From a metabolic engineering standpoint, one would predict that an 18:0
content of 70–80% should be attainable in seeds by suppression of stearoyl-ACP
desaturase expression. These levels of oleic acid are routinely obtained by suppression
of
FAD2 expression in seeds of transgenic plants. Instead, stearic acid levels in
transgenic or mutant seeds rarely exceed 30–40% of the total fatty acids. The likely
explanation for this apparent shortfall is that seeds are not viable if stearic acid
accumulates to high levels, especially under conditions of low to moderate growth
temperatures. It is notable that a limited number of tropical and subtropical plants
produce seed oils with >65% 18:0, suggesting that transgenic crop seeds accumulating
comparable levels are a viable goal. Perhaps, a successful engineering strategy
for high levels of stearic acid accumulation will include the introduction of a
metabolic mechanism to exclude stearic acid from membrane lipids, coupled with
the cultivation of these genetically enhanced crops in warm climates.

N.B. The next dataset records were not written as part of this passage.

# HeewoongNoh/DOSTransformer

Hardware: AMD Instinct MI355X
Metric: crystals/sec training throughput (Phonon DOS, hidden=128) (higher is better)
Workload: dtype f32; 1 GPU; phonon_h128_b64: phonon DOSTransformer layers=3 transformer=2 hidden=128, 64 crystals/GPU, full train step (fwd+loss+bwd+AdamW), 8 distinct pre-collated HBM-resident batches; global_batch=64, parallelism=dp1, launch=replay

## Files before the change

### dostransformer_amd/_lib.py

```python
from __future__ import annotations

import ctypes as C
import os
from typing import Optional

_HERE = os.path.dirname(os.path.abspath(__file__))


def from_environ(name: str, default: str = "") -> str:
    return os.environ.get(name, default)


LIB_PATH = from_environ("DOSX_LIB") or os.path.join(_HERE, "csrc", "libdosx.so")

c_float_p = C.POINTER(C.c_float)
c_int_p = C.POINTER(C.c_int32)
BIG = 1 << 30


class DosxUnavailable(RuntimeError):
    pass


class DosxError(RuntimeError):
# ... 42 lines not shown
        ("pro_gamma", C.c_void_p), ("pro_beta", C.c_void_p), ("pro_alpha", C.c_void_p), ("pro_stats", C.c_void_p),
        ("slab", C.c_void_p), ("slab_bias", C.c_void_p),
        ("nsplit", C.c_int32), ("accumulate", C.c_int32),
        ("dst", C.c_void_p), ("dst_bias", C.c_void_p), ("counters", C.c_void_p), ("ldd", C.c_int32),
    ]


class ReduceJob(C.Structure):
    _fields_ = [("src", C.c_void_p), ("dst", C.c_void_p), ("nsplit", C.c_int32), ("stride", C.c_int32),
                ("count", C.c_int32), ("accumulate", C.c_int32)]


class Attn(C.Structure):
    _fields_ = [
        ("Sq", C.c_int32), ("Bq", C.c_int32), ("Nk", C.c_int32), ("Bk", C.c_int32), ("H", C.c_int32),
        ("q_stride_s", C.c_int32), ("q_stride_b", C.c_int32), ("flags", C.c_int32),
        ("x", C.c_void_p), ("kvhat", C.c_void_p), ("gamma0", C.c_void_p), ("beta0", C.c_void_p),
        ("out", C.c_void_p), ("probs", C.c_void_p), ("qstats", C.c_void_p), ("out_stats", C.c_void_p),
        ("dout", C.c_void_p), ("dx", C.c_void_p), ("dscores", C.c_void_p), ("dkvhat", C.c_void_p),
        ("dkv_accumulate", C.c_int32),
        ("partials_q", C.c_void_p), ("partials_kv", C.c_void_p), ("drop_mask", C.c_void_p), ("dkv_part", C.c_void_p), ("dkv_cnt", C.c_void_p),
        ("ln1_gamma", C.c_void_p), ("ln1_beta", C.c_void_p), ("ln1_out", C.c_void_p),
        ("key_ptr", C.c_void_p),
    ]


class FfnBwd(C.Structure):
    _fields_ = [
        ("M", C.c_int32), ("H", C.c_int32),
        ("dy", C.c_void_p), ("lddy", C.c_int32),
        ("h", C.c_void_p), ("ldh", C.c_int32),
        ("x", C.c_void_p), ("ldx", C.c_int32),
        ("stats", C.c_void_p),
        ("gamma", C.c_void_p),
        ("w1", C.c_void_p), ("w2", C.c_void_p),
        ("dh", C.c_void_p), ("lddh", C.c_int32),
        ("dx", C.c_void_p), ("lddx", C.c_int32),
        ("partials", C.c_void_p), ("partial_ld", C.c_int32),
        ("fin_gamma", C.c_void_p), ("fin_xhat", C.c_void_p), ("fin_rstd", C.c_void_p),
        ("fin_dy", C.c_void_p),
        ("fin_ddos", C.c_void_p), ("fin_w", C.c_void_p), ("fin_beta", C.c_void_p),
        ("fin_S", C.c_int32), ("fin_Bq", C.c_int32),
        ("att_x", C.c_void_p), ("att_ldxin", C.c_int32),
        ("att_kvhat", C.c_void_p), ("att_gamma0", C.c_void_p), ("att_beta0", C.c_void_p),
        ("att_probs", C.c_void_p), ("att_qstats", C.c_void_p), ("att_mask", C.c_void_p),
        ("att_dxin", C.c_void_p), ("att_lddxin", C.c_int32),
        ("att_partials_q", C.c_void_p), ("att_partials_kv", C.c_void_p), ("att_dkv_part", C.c_void_p), ("att_dkv_cnt", C.c_void_p),
        ("att_dkvhat", C.c_void_p), ("att_dkv_accumulate", C.c_int32),
        ("att_Nk", C.c_int32), ("att_Bk", C.c_int32), ("att_Bq", C.c_int32), ("att_Sq", C.c_int32), ("att_qs", C.c_int32), ("att_qb", C.c_int32),
    ]
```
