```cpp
enum { kCellsPerRow = 16, kCellCap = 48 };
int allset_pack_cells_f32(const float* x, int64_t ldx, void* cells, int64_t n, int64_t d, void* stream);
int allset_segreduce_cells_fwd(int reduce, const int32_t* row_order, const int32_t* rowptr, const int32_t* col, const void* cells,
                               const float* x, int64_t ldx, float* out, int64_t ldo, int64_t n_t, int64_t n_s, int64_t d, void* stream);
int allset_fused_linear_fwd_cells_supported(int64_t K, int64_t N, int has_ln, float p_in, float p_out);
int allset_fused_linear_fwd_cells(const float* x, int64_t ldx, const float* gamma, const float* beta, float eps, int relu_in, float p_in,
                                  uint64_t seed_in, const float* W, const float* bias, int relu_out, float p_out, uint64_t seed_out,
                                  void* cells, float* side, int64_t ldside, float* stats, int64_t n, int64_t K, int64_t N,
                                  const uint64_t* seed_base, uint32_t* mask_out, int arith, void* stream);

#ifdef __cplusplus
}
#endif
#endif
```

Baseline: 255.8 billion.

## Annotate packed sparse rows with scatter slots and add a fast-path expansion

When a row has at most 47 nonzeros, the packed row format now also carries a byte table of destination slots plus a signature word. Both the producer kernels (the fused linear forward and pack_rows) write this annotation. The packed segment-reduce kernel checks the signature and takes a fast path: it loads whole 16-byte cells, scatters the values into zeroed LDS images using the precomputed slots, then accumulates and clears the images. This replaces the per-lane mask-rank expansion, but adds extra LDS barriers and zeroing passes and uses a different LDS layout. Accumulation also switches to an inline-asm v_add_f32 in place of fmaf(1, v, acc).

```diff
diff --git a/allset_amd/csrc/fused_fwd2.hip b/allset_amd/csrc/fused_fwd2.hip
--- a/allset_amd/csrc/fused_fwd2.hip
+++ b/allset_amd/csrc/fused_fwd2.hip
@@ -381,16 +381,28 @@
             }
           }
         } else {
+        static_assert(kPackAnnByte == 204 && kPackAnnSigDw == 63 && (kPackAnnByte + 56 + 128) / 4 < SPY - 4, "the annotation's stores");
+        const bool ann = kocc <= kPackAnnCap;
+        const uint32_t dW = 0x83828180u;
         *reinterpret_cast<uint4*>(im + 4 * c) = make_uint4(0u, 0u, 0u, 0u);
+        *reinterpret_cast<uint4*>(im + 4 * c + (ann && c >= 13 ? 0 : 64)) = make_uint4(dW + 0x04040404u, dW + 0x08080808u, dW + 0x0C0C0C0Cu, dW);
+        im[ann && c < 2 ? (c == 0 ? kPackAnnByte / 4 : kPackAnnSigDw) : 64 + c] = c == 0 ? dW : ALLSET_PACK_ANN_SIG(static_cast<uint32_t>(kocc));
         *reinterpret_cast<uint4*>(im + (hi ? SPY - 4 : 0)) = make_uint4(own[0], oth[0], own[1], oth[1]);
-#pragma unroll
-        for (int hb = 0; hb < 2; ++hb)
+        uint8_t* const imb = reinterpret_cast<uint8_t*>(im) + kPackAnnByte;
+        const uint32_t slot0 = 16u * (c & 7) + (c >> 3);
+        const int junk = 52 + 4 * c;
+#pragma unroll
+        for (int hb = 0; hb < 2; ++hb) {
+          int rank = pos[hb] - 4 + (ann ? 0 : 56);
 #pragma unroll
           for (int i = 0; i < 4; ++i) {
             const bool occ = u[hb][i] != 0u;
             im[occ ? pos[hb] : SPY - 1] = u[hb][i];
+            imb[occ ? rank : junk] = static_cast<uint8_t>(slot0 + 2 * hb + 4 * i);
             pos[hb] += occ ? 1 : 0;
+            rank += occ ? 1 : 0;
           }
+        }
         }
         __builtin_amdgcn_fence(__ATOMIC_SEQ_CST, "wavefront");
         __builtin_amdgcn_wave_barrier();
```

An alternative, but quantitatively less successful approach for producing seeds
with elevated 18:0 content has involved the transgenic expression of divergent forms of the oleoyl-ACP thioesterase or FatA. The FatA enzyme typically displays
a strong substrate preference for oleoyl-ACP; however, a divergent form of this
enzyme with increased activity for stearoyl-ACP has been identified in seeds of
Garcinia mangostana or mangosteen (Hawkins and Kridl, 1998). Stearic acid comprises
about 55% of the oil of these seeds. Expression of the mangosteen cDNA in
canola under control of a strong seed specific promoter permitted accumulation of
18:0 to ~22% of the seed oil (Hawkins and Kridl, 1998).